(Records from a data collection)
*** Begin section ***

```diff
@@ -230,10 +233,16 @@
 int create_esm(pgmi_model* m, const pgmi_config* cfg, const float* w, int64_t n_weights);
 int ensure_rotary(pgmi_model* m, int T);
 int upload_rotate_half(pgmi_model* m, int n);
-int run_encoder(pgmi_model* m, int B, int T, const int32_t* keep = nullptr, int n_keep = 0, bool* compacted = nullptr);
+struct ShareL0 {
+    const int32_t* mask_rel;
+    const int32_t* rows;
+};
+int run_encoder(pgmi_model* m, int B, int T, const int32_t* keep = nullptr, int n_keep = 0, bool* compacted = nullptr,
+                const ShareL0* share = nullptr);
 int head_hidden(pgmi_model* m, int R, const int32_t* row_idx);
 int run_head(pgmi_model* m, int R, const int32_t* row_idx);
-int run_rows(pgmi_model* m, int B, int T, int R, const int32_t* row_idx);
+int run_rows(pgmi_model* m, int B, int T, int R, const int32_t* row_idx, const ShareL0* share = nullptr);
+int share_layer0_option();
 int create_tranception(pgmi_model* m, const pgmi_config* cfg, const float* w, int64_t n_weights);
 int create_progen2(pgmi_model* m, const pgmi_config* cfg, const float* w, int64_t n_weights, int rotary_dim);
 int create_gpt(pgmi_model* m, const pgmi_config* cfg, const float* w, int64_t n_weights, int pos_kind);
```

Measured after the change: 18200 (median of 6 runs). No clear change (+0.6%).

*** End section ***

◆ Task requirements
Copy out all of the records, keeping every line identical.

◆ Reply
```diff
@@ -230,10 +233,16 @@
 int create_esm(pgmi_model* m, const pgmi_config* cfg, const float* w, int64_t n_weights);
 int ensure_rotary(pgmi_model* m, int T);
 int upload_rotate_half(pgmi_model* m, int n);
-int run_encoder(pgmi_model* m, int B, int T, const int32_t* keep = nullptr, int n_keep = 0, bool* compacted = nullptr);
+struct ShareL0 {
+    const int32_t* mask_rel;
+    const int32_t* rows;
+};
+int run_encoder(pgmi_model* m, int B, int T, const int32_t* keep = nullptr, int n_keep = 0, bool* compacted = nullptr,
+                const ShareL0* share = nullptr);
 int head_hidden(pgmi_model* m, int R, const int32_t* row_idx);
 int run_head(pgmi_model* m, int R, const int32_t* row_idx);
-int run_rows(pgmi_model* m, int B, int T, int R, const int32_t* row_idx);
+int run_rows(pgmi_model* m, int B, int T, int R, const int32_t* row_idx, const ShareL0* share = nullptr);
+int share_layer0_option();
 int create_tranception(pgmi_model* m, const pgmi_config* cfg, const float* w, int64_t n_weights);
 int create_progen2(pgmi_model* m, const pgmi_config* cfg, const float* w, int64_t n_weights, int rotary_dim);
 int create_gpt(pgmi_model* m, const pgmi_config* cfg, const float* w, int64_t n_weights, int pos_kind);
```

Measured after the change: 18200 (median of 6 runs). No clear change (+0.6%).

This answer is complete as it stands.